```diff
@@ -318,13 +319,13 @@
     }
     CTV_STAMP(dbg, dbi, 16, lane == 0, gacc[0]);
     {
-      M3 Ja[4], Rinv_g;
-      imu_jac_accel3(md, sc, gc, Ja, Rinv_g);
-      CTV_STAMP(dbg, dbi, 16, lane == 0, Ja[3].m[8] + Rinv_g.m[8]);
+      double Y[3][16];
+      imu_world_accel3(md, gc, wl, r, Y);
+      CTV_STAMP(dbg, dbi, 16, lane == 0, Y[2][15]);
+      double la[4];
+#pragma unroll
+      for (int kk = 0; kk < 4; ++kk) la[kk] = wl[3] * md.lamA[kk];
       {
-        double la[4];
-#pragma unroll
-        for (int kk = 0; kk < 4; ++kk) la[kk] = wl[3] * md.lamA[kk];
         int e = 0;
 #pragma unroll
         for (int ka = 0; ka < 4; ++ka)
@@ -333,22 +334,28 @@
       }
 #pragma unroll
       for (int a = 0; a < 3; ++a) {
-        double row[28];
-        imu_row_accel3(Ja, md.lamA, Rinv_g, wl, r, a, row);
         __builtin_amdgcn_wave_barrier();
 #pragma unroll
-        for (int c = 0; c < 28; ++c) A[lane * 33 + c] = row[c];
+        for (int c = 0; c < 16; ++c) A[lane * 17 + c] = Y[a][c];
+        if (a == 0) {
+#pragma unroll
+          for (int kk = 0; kk < 4; ++kk) Lw[lane * 4 + kk] = la[kk];
+        }
         lds_wave_sync();
-        imu_chain_accel(A, q4, l15, kmax, acc00, acc10);
+        imu_chain_world(A, Lw, q4, l15, kmax, acc00, xpos[a]);
       }
     }
   }
-  CTV_STAMP(dbg, dbi, 16, lane == 0, acc00[0] + acc10[0]);
+  CTV_STAMP(dbg, dbi, 16, lane == 0, acc00[0] + xpos[0]);
   __builtin_amdgcn_wave_barrier();
 #pragma unroll
   for (int i = 0; i < 16; ++i) A[i * 64 + lane] = 0.0;
+  double *S = A + 1024, *Tp = A + 1792, *Xs = A + 2048;
+#pragma unroll
+  for (int i = 0; i < 4; ++i) Tp[i * 64 + lane] = 0.0;
+#pragma unroll
+  for (int b = 0; b < 3; ++b) Xs[(3 * q4 + b) * 17 + l15] = xpos[b];
   {
-    double *S = A + 1024;
 #pragma unroll
     for (int e = 0; e < 10; ++e) S[e * 64 + lane] = spp[e];
     S[10 * 64 + lane] = csum;
@@ -362,9 +369,36 @@
     __builtin_amdgcn_wave_barrier();
     if (lane < 40 && part == 0) S[704 + e] = t;
     if (lane == 40) d.imu_cost[gidx] = t;
+    if (lane >= 9 && lane < 36) {
+      const int i = (lane - 9) / 9, ab = (lane - 9) % 9;
+      int plus, minus;
+      imu_pairlog_slots(i, ab / 3, ab % 3, plus, minus);
+      Tp[plus] = cur.pc;
+      Tp[minus] = -cur.pc;
+    }
+    if (lane < 3 || (lane >= 12 && lane < 16)) Tp[17 * lane] = 1.0;
   }
   lds_wave_sync();
   {
+    double Tr[4], Xa[4];
+#pragma unroll
+    for (int r = 0; r < 4; ++r) {
+      Tr[r] = Tp[(q4 + 4 * r) * 16 + l15];
+      Xa[r] = Xs[min(l15, 11) * 17 + q4 + 4 * r];
+      Xa[r] = l15 < 12 ? Xa[r] : 0.0;
+    }
+    f64x4 zg = {0.0, 0.0, 0.0, 0.0}, za = {0.0, 0.0, 0.0, 0.0}, hg = {0.0, 0.0, 0.0, 0.0}, ha = {0.0, 0.0, 0.0, 0.0}, hx = {0.0, 0.0, 0.0, 0.0};
+#pragma unroll
+    for (int r = 0; r < 4; ++r) {
+      zg = __builtin_amdgcn_mfma_f64_16x16x4f64(gacc[r], Tr[r], zg, 0, 0, 0);
+      za = __builtin_amdgcn_mfma_f64_16x16x4f64(acc00[r], Tr[r], za, 0, 0, 0);
+      hx = __builtin_amdgcn_mfma_f64_16x16x4f64(Xa[r], Tr[r], hx, 0, 0, 0);
+    }
+#pragma unroll
+    for (int r = 0; r < 4; ++r) {
+      hg = __builtin_amdgcn_mfma_f64_16x16x4f64(Tr[r], zg[r], hg, 0, 0, 0);
+      ha = __builtin_amdgcn_mfma_f64_16x16x4f64(Tr[r], za[r], ha, 0, 0, 0);
+    }
     const int c0 = l15 < 12 ? l15 : (l15 < 15 ? l15 + 15 : 30);
     const int cg = l15 < 12 ? l15 : (l15 < 15 ? l15 + 12 : 30);
     const bool cb = l15 >= 12 && l15 < 15;
@@ -373,13 +407,17 @@
       const int t = q4 + 4 * r;
       const int r0 = t < 12 ? t : (t < 15 ? t + 15 : 30), rg = t < 12 ? t : (t < 15 ? t + 12 : 30);
       const bool shared = !cb && !(t >= 12 && t < 15);
-      A[r0 * 32 + c0] = shared ? acc00[r] + gacc[r] : acc00[r];
-      if (!shared) A[rg * 32 + cg] = gacc[r];
-      if (t < 12) { A[(12 + t) * 32 + c0] = acc10[r]; A[c0 * 32 + 12 + t] = acc10[r]; }
+      if (t >= l15) {
+        const double v = shared ? ha[r] + hg[r] : ha[r];
+        A[r0 * 32 + c0] = v;
+        A[c0 * 32 + r0] = v;
+        if (!shared) { A[rg * 32 + cg] = hg[r]; A[cg * 32 + rg] = hg[r]; }
+      }
+      if (t < 12) { A[(12 + t) * 32 + c0] = hx[r]; A[c0 * 32 + 12 + t] = hx[r]; }
     }
     const int ka = lane / 12, kb = (lane / 3) & 3, b = lane % 3;
     const int hi = max(ka, kb), lo = min(ka, kb);
-    if (lane < 48) A[(12 + 3 * ka + b) * 32 + 12 + 3 * kb + b] = A[1024 + 704 + hi * (hi + 1) / 2 + lo];
+    if (lane < 48) A[(12 + 3 * ka + b) * 32 + 12 + 3 * kb + b] = S[704 + hi * (hi + 1) / 2 + lo];
   }
   lds_wave_sync();
   double *tile = d.imu_tiles + (size_t)gidx * 1024;
```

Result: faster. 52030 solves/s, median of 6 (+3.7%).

**TASK STATEMENT**
Copy every line from the material in which the word "minus" can be found.

**EXERCISE RESPONSE**
+      int plus, minus;
+      imu_pairlog_slots(i, ab / 3, ab % 3, plus, minus);
+      Tp[minus] = -cur.pc;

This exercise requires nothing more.